The eigenvalues of the tridiagonal matrix \(T_m\) are the Ritz values, which approximate the eigenvalues of \(A\). The corresponding eigenvectors of \(T_m\) can be used to compute the associated Ritz vectors, which approximate the eigenvectors of \(A\).

Lanczos vs. Arnoldi: A Comparison#

The transition from Arnoldi to Lanczos is not merely an aesthetic simplification; it represents one of the most significant performance gains in numerical methods. The cost of running for \(k\) iterations is dominated by two components: matrix-vector products and the vector orthogonalization steps. For a sparse matrix \(A\) where the number of non-zero entries, \(\text{nnz}(A)\), is on the order of \(n\), the costs are summarized below.

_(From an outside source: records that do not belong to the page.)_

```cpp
static int launch_yw_lwr_legacy(const YwArgs& a, int m_pad, hipStream_t st) {
  const dim3 grid((unsigned)a.n_items), block(256);
  const bool vq = (a.Vq_logdet != nullptr);
  switch (m_pad) {
    case 16: if (vq) hipLaunchKernelGGL((yw_lwr_kernel<1, true, true>), grid, block, 0, st, a);
             else hipLaunchKernelGGL((yw_lwr_kernel<1, false, true>), grid, block, 0, st, a); break;
    case 32: if (vq) hipLaunchKernelGGL((yw_lwr_kernel<2, true, true>), grid, block, 0, st, a);
             else hipLaunchKernelGGL((yw_lwr_kernel<2, false, true>), grid, block, 0, st, a); break;
    case 48: if (vq) hipLaunchKernelGGL((yw_lwr_kernel<3, true, true>), grid, block, 0, st, a);
             else hipLaunchKernelGGL((yw_lwr_kernel<3, false, true>), grid, block, 0, st, a); break;
    case 64: if (vq) hipLaunchKernelGGL((yw_lwr_kernel<4, true, true>), grid, block, 0, st, a);
             else hipLaunchKernelGGL((yw_lwr_kernel<4, false, true>), grid, block, 0, st, a); break;
    default: return -1;
  }
  return (int)hipGetLastError();
}

int launch_yw_lwr(const YwArgs& a, int m_pad, hipStream_t st) {
  if (a.n_items == 0) return 0;
  if (tuning(4 ) == 3) return launch_yw_lwr2(a, m_pad, st);
  if (tuning(4) == 4) return launch_yw_lwr_legacy(a, m_pad, st);
  const dim3 grid((unsigned)a.n_items), block(256);
  const bool vq = (a.Vq_logdet != nullptr);
  switch (m_pad) {
    case 16: if (vq) hipLaunchKernelGGL((yw_lwr_kernel<1, true>), grid, block, 0, st, a);
             else hipLaunchKernelGGL((yw_lwr_kernel<1, false>), grid, block, 0, st, a); break;
    case 32: if (vq) hipLaunchKernelGGL((yw_lwr_kernel<2, true>), grid, block, 0, st, a);
             else hipLaunchKernelGGL((yw_lwr_kernel<2, false>), grid, block, 0, st, a); break;
    case 48: if (vq) hipLaunchKernelGGL((yw_lwr_kernel<3, true>), grid, block, 0, st, a);
             else hipLaunchKernelGGL((yw_lwr_kernel<3, false>), grid, block, 0, st, a); break;
    case 64: if (vq) hipLaunchKernelGGL((yw_lwr_kernel<4, true>), grid, block, 0, st, a);
             else hipLaunchKernelGGL((yw_lwr_kernel<4, false>), grid, block, 0, st, a); break;
    default: return -1;
  }
  return (int)hipGetLastError();
}

}
```

include/hypermvar.h:

```cpp
#ifndef HYPERMVAR_H
#define HYPERMVAR_H

#include <stdint.h>

#ifdef __cplusplus
extern "C" {
#endif

#define HMV_VERSION 160
#define HMV_MAX_CHANNELS 64
#define HMV_MAX_ORDER 32

int hmv_version(void);
const char* hmv_last_error(void);
int hmv_pad(int m);
#define HMV_TUNE_NORM_LAG 1
#define HMV_TUNE_LAG_GROUP 2
#define HMV_TUNE_K3_FORM 3
#define HMV_TUNE_YW_FORM 4
#define HMV_TUNE_K3_LDS_PAD 5
int hmv_set_tuning(int key, int64_t value);
int64_t hmv_get_tuning(int key);
int64_t hmv_yw_workspace_doubles(int m, int p);

int hmv_lagcov_f64(const double* x, int64_t rec_stride, int64_t ld,
                   const int64_t* item_rec, const int64_t* item_start, int64_t n_items,
                   int m, int n, int p, double* R, void* stream);
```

Cost Component	Arnoldi Iteration (General \(A\))	Lanczos Iteration (Symmetric \(A\))
Matrix-Vector Products (Total for \(k\) iterations)	\(O(k \cdot \text{nnz}(A))\)	\(O(k \cdot \text{nnz}(A))\)
Vector Operations (Total for \(k\) iterations)	\(O(k^2 n)\) Orthogonalization against all \(j-1\) previous vectors at iteration \(j\)	\(O(kn)\) Operations involve only the 2 previous vectors at each iteration
Storage Requirement	\(O(kn)\) Must store the entire basis \(Q_k\)	\(O(n)\) Only needs to store the two most recent vectors
Total Asymptotic Cost (for sparse \(A\))	\(O(k^2 n)\)	\(O(kn)\)

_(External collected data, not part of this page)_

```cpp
extern "C" int kgw_gemm3_pack(const float* S, int64_t lds_, int64_t K, int64_t k_valid, int32_t s_is_kn, void* packed,
                              kgw_stream_t stream_) {
    if (!S || !packed) return KGW_E_NULL;
    if (K <= 0 || k_valid < 0 || k_valid > K) return KGW_E_RANGE;
    if (K % 32 || ((uintptr_t)packed & 15)) return KGW_E_UNSUPPORTED;
    hipStream_t st = (hipStream_t)stream_;
    const int64_t nthr = K * 16;
    const int vec = !(lds_ & 3) && !((uintptr_t)S & 15);
    if (s_is_kn) k_g3_pack<true><<<(int)((nthr + 255) / 256), 256, 0, st>>>(S, lds_, (int)K, (long)k_valid, 0, (uint4*)packed, g3_flip());
    else k_g3_pack<false><<<(int)((nthr + 255) / 256), 256, 0, st>>>(S, lds_, (int)K, (long)k_valid, vec, (uint4*)packed, g3_flip());
    KGW_LAUNCH_CHECK();
    return KGW_OK;
}

extern "C" int kgw_gemm3_flip(void) { return g3_flip(); }

extern "C" int kgw_gemm3_partial(const float* A, int64_t lda, int64_t M, int64_t K, const void* packed, float* workspace,
                                 int64_t workspace_floats, float* out, int64_t ldo, KgwGradSrc* src, kgw_stream_t stream_) {
    if (!A || !packed || !workspace || !out || !src) return KGW_E_NULL;
    if (M <= 0 || K <= 0 || M > (1 << 30) || K > (1 << 30)) return KGW_E_RANGE;
    if (K % 32 || M % 32 || ldo != M || !g3_a_ok(A, lda, K) || ((uintptr_t)packed & 15) || ((uintptr_t)workspace & 15))
        return KGW_E_UNSUPPORTED;
    const int ns = g3_splits(M, K);
    if (workspace_floats < (int64_t)ns * M * 128) return KGW_E_RANGE;
    const int rt = 32 * g3_nw();
    const int tiles = (int)((M + rt - 1) / rt);
    const int per_xcd = (tiles * ns + 7) / 8;
    G3Args a{A, (long)lda, (int)M, (int)K, (const uint4*)packed, workspace, ns, tiles, per_xcd, g3_flip()};
    const G3Riders none{};
    g3_gemm_launch(a, none, 0, (hipStream_t)stream_);
    KGW_LAUNCH_CHECK();
    *src = KgwGradSrc{};
    src->ws = workspace; src->kind = KGW_GRAD_G3T; src->nblk = ns; src->M = (int32_t)M; src->N = 128;
    return KGW_OK;
}

static int g3_free_cus(int64_t M, int64_t K) {
    static int n_cu = 0;
    if (!n_cu) {
        int dev = 0;
        hipDeviceProp_t p;
        if (hipGetDevice(&dev) == hipSuccess && hipGetDeviceProperties(&p, dev) == hipSuccess) n_cu = p.multiProcessorCount;
        if (n_cu <= 0) n_cu = 256;
    }
    if (g3_nw() != 8 || M <= 0 || K <= 0) return 0;
    const int ns = g3_splits(M, K);
    const int tiles = (int)((M + 255) / 256);
    const int grid = ((tiles * ns + 7) / 8) * 8;
    int idle = n_cu - grid;
    if (idle > 16) idle = 16;
    return idle >= 8 ? idle : 0;
}

extern "C" int kgw_gemm3_rider_blocks(int64_t M, int64_t K) { return g3_free_cus(M, K); }

static int gemm3_launch(const float* A, int64_t lda, int64_t M, int64_t K, const void* packed, float* workspace,
                        int64_t workspace_floats, const float* bias, int32_t relu, float* out, int64_t ldo, int32_t transpose_out,
                        const int32_t* row_map, float* out_rows, int64_t ld_rows, int64_t out_rows_n, const int32_t* out_rows_real,
                        const G3Riders& R, kgw_stream_t stream_) {
    if (!A || !packed || !workspace || !out) return KGW_E_NULL;
    if (out_rows_real && (!row_map || out_rows_n < 0 || out_rows_n > M)) return KGW_E_RANGE;
    if (M <= 0 || K <= 0 || M > (1 << 30) || K > (1 << 30)) return KGW_E_RANGE;
    if (K % 32 || !g3_a_ok(A, lda, K) || ((uintptr_t)packed & 15) || ((uintptr_t)workspace & 15)) return KGW_E_UNSUPPORTED;
    if (!transpose_out && ((ldo & 3) || ((uintptr_t)out & 15) || (bias && ((uintptr_t)bias & 15)))) return KGW_E_UNSUPPORTED;
    if (transpose_out && (bias || relu || row_map)) return KGW_E_UNSUPPORTED;
    if (row_map && (!out_rows || (ld_rows & 3) || ((uintptr_t)out_rows & 15))) return KGW_E_UNSUPPORTED;
    const int ns = g3_splits(M, K);
    if (workspace_floats < (int64_t)ns * M * 128) return KGW_E_RANGE;
    const int rt = 32 * g3_nw();
    const int tiles = (int)((M + rt - 1) / rt);
    hipStream_t st = (hipStream_t)stream_;
    const int per_xcd = (tiles * ns + 7) / 8;
    G3Args a{A, (long)lda, (int)M, (int)K, (const uint4*)packed, workspace, ns, tiles, per_xcd, g3_flip()};
    g3_gemm_launch(a, R, R.n_blocks, st);
    KGW_LAUNCH_CHECK();
// ... 30 lines not shown
```

Baseline: 1.057 billion.
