void k_smooth_color(const Geom &g, double *v, const double *d, const LevelOperator &A, int color, hipStream_t s,
                    int i_lo = -1, int i_hi = -1);
void k_residual(const Geom &g, const double *v, const double *d, const LevelOperator &A, double *res, double *partials,
                double *sumsq_out, hipStream_t s, int i_lo = -1, int i_hi = -1, int acc_lo = 0, int acc_hi = -1);
void k_sumsq(const Geom &g, const double *a, double *partials, double *sumsq_out, hipStream_t s);
int k_pcg_apply_dot(const Geom &g, const double *p, const LevelOperator &A, double *q, double *partials, double *dot_out,
                    hipStream_t s);
int k_pcg_update_norm(const Geom &g, int bc, double *x, double *r, const double *p, const double *q, const double *rz,
                      const double *pap, double *partials, double *rr_out, hipStream_t s);
int k_pcg_dot(const Geom &g, int bc, const double *a, const double *b, double *partials, double *dot_out, hipStream_t s);
int k_pcg_direction(const Geom &g, int bc, double *p, const double *z, const double *rz_new, const double *rz_old,
                    hipStream_t s);
int k_wpcg_dot(const Geom &g, int bc, const double *a, const double *b, double *partials, double *dot_out, double *sum_out,
               hipStream_t s);
int k_wpcg_direction(const Geom &g, int bc, double *p, const double *z, const double *rz_new, const double *rz_old,
                     const double *wsum, double W, bool first, hipStream_t s);
int k_wpcg_center(const Geom &g, int bc, double *r, const double *wsum, double W, double *partials, double *rr_out,
                  hipStream_t s);
double k_wpcg_weight_sum(const Geom &g, int bc);
int k_step_rhs(const Geom &g, const double *u0, const double *src, const LevelOperator &A, double a, double c1, double b,
               bool backward_euler, double *d, hipStream_t s);
void k_restrict(const Geom &gf, const double *r, const Geom &gc, double *dc, int bc, hipStream_t s, int ic_lo = -1,
                int ic_hi = -1, bool faces_only = false ,
                const unsigned char *mf = nullptr );
void k_prolong(const Geom &gc, const double *ec, const Geom &gf, double *ef, int bc, hipStream_t s, int if_lo = -1,
               int if_hi = -1, const unsigned char *mf = nullptr );
void k_fill_boundary(const Geom &g, double *v, double h, hipStream_t s);
__host__ __device__ static inline int mg3d_dzero_words(int ni) { return (ni + 31) / 32; }
void k_dzero_scan(const Geom &g, const double *d, unsigned *map, hipStream_t s);
void k_dzero_fill(const Geom &g, unsigned *map, hipStream_t s);
void k_fold(const double *partials, int np, double *out, hipStream_t s);
void k_fold2(const double *pa, int na, const double *pb, int nb, double *out, hipStream_t s);
void k_sweep_set_tune_default(int on);
bool k_sweep_fuse_rst2(const mg3d_options &o, int N);
// ... 2 lines not shown
    SWEEP_PASSES_RES,
    SWEEP_TAP,
    SWEEP_LEG_DOWN,
    SWEEP_LEG_UP
};
struct SweepTaken {
    int S, RES, RJ, NW, PF, ND, DZ, CI, blocks, xcd_remap, ntj, ntk, PRO, RST, DP, TAP, N;
};
#define MG3D_SWEEP_KINDS 5
#define MG3D_SWEEP_TAKEN_KEEP 32
struct SweepTakenLog {
    struct Entry {
        SweepTaken t;
        unsigned long long count;
    };
    Entry e[MG3D_SWEEP_KINDS][MG3D_SWEEP_TAKEN_KEEP];
    int n[MG3D_SWEEP_KINDS];
    unsigned long long launches[MG3D_SWEEP_KINDS];
};
struct SweepLaunch {
    SweepTakenLog *taken = nullptr;
    const Geom *g = nullptr;
    LevelOp op = {};
    const double *vin = nullptr;
    const double *d = nullptr;
    const unsigned *d_zero = nullptr;
    bool d_none = false;
    unsigned long long *d_none_taken = nullptr;
    double *vout = nullptr;
    SweepKind kind = SWEEP_PASSES;
    int S = 0;
    int c1 = 1;
    double *r = nullptr;
    double *partials = nullptr;
    int max_partials = MG3D_MAX_PARTIALS;
    const Geom *gc = nullptr;
    double *dc = nullptr;
    int ic_lo = -1, ic_hi = -1;
    const Geom *gce = nullptr;
    const double *ec = nullptr;
    int i_lo = -1, i_hi = -1, acc_lo = 0, acc_hi = -1, edge = 0;
};
int k_sweep(const mg3d_options &o, const SweepLaunch &w, hipStream_t s);

struct StageAsk {
    int N, nj;
    bool post;
    int iters;
    int want_res;
    bool has_coarse;
    bool need_norm;
    bool pro_offered;
    bool leg4_form;
};
struct StageStep {
    int S;
    int times;
    bool res;
    bool rst;
    bool pro;
    bool last;
};
struct StagePlan {
    int n;
    StageStep step[3];
};
static inline StagePlan mg3d_stage_plan(const mg3d_options &o, const StageAsk &q)
{
    StagePlan p = {0, {}};
    const bool sp = q.post && 2 * q.iters == 4 && q.want_res == 1;
    const int up_max = q.leg4_form && o.v[MG3D_OPT_FUSE_LEG_MAX] > o.v[MG3D_OPT_FUSE_UP_MAX] ? o.v[MG3D_OPT_FUSE_LEG_MAX]
                                                                                              : o.v[MG3D_OPT_FUSE_UP_MAX];
    const bool pro = q.pro_offered && q.post &&
                     (sp || (2 * q.iters == 4 && q.want_res == 0 && (q.nj & 1) != 0 && q.N <= up_max));
    int passes = 2 * q.iters;
    bool done_res = q.want_res == 0;
    while (passes > 0 || !done_res) {
        const int S = (sp && passes >= 2) ? 2 : passes >= 4 ? 4 : passes;
        const bool last = passes - S == 0;
        const bool leg4 = q.leg4_form && S == 4 && q.has_coarse && !q.need_norm && q.want_res != 0 && q.N <= o.v[MG3D_OPT_FUSE_LEG_MAX];
        const bool res = last && q.want_res != 0 && (S != 4 || leg4) && !(S == 2 && q.has_coarse && !k_sweep_fuse_rst2(o, q.N));
        const StageStep st = {S, 1, res, res && q.has_coarse, pro && passes == 2 * q.iters, last};
        StageStep *prev = p.n ? &p.step[p.n - 1] : nullptr;
        if (prev && prev->S == S && !prev->res && !res && !prev->pro && prev->last == last)
            prev->times++;
        else if (p.n < 3)
            p.step[p.n++] = st;
        done_res = done_res || res;
        passes -= S;
    }
    return p;
}

static inline const StageStep *mg3d_stage_launch(const StagePlan &p, int k)
{
    for (int i = 0; i < p.n; k -= p.step[i++].times)
        if (k < p.step[i].times)
            return &p.step[i];
    return nullptr;
}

As the table shows, the cost of Lanczos scales linearly with the number of iterations, whereas Arnoldi scales quadratically. This makes the Lanczos algorithm dramatically more efficient, allowing for many more iterations to be run to achieve convergence, which is essential when dealing with the massive matrices found in modern scientific computing.

A Practical Caveat: Loss of Orthogonality#

In theory, the Lanczos vectors \(\boldsymbol{q}_j\) are perfectly orthogonal. However, in finite-precision arithmetic, rounding errors accumulate, and the orthogonality among the vectors degrades over time. Specifically, \(\boldsymbol{q}_k\) tends to lose orthogonality with the first few vectors \(\boldsymbol{q}_j\) whose corresponding Ritz vector components are converging.

This loss of orthogonality is a famous and subtle feature of the algorithm. It manifests as the appearance of multiple copies (“ghosts”) of already-converged eigenvalues in the spectrum of \(T_m\). While this can be problematic, it can also be managed. Techniques like full reorthogonalization (which makes the algorithm as expensive as Arnoldi) or more practical selective reorthogonalization can be employed to maintain orthogonality where it matters most. For many applications, particularly finding the largest or smallest eigenvalues, the unmodified Lanczos algorithm is remarkably effective despite this issue.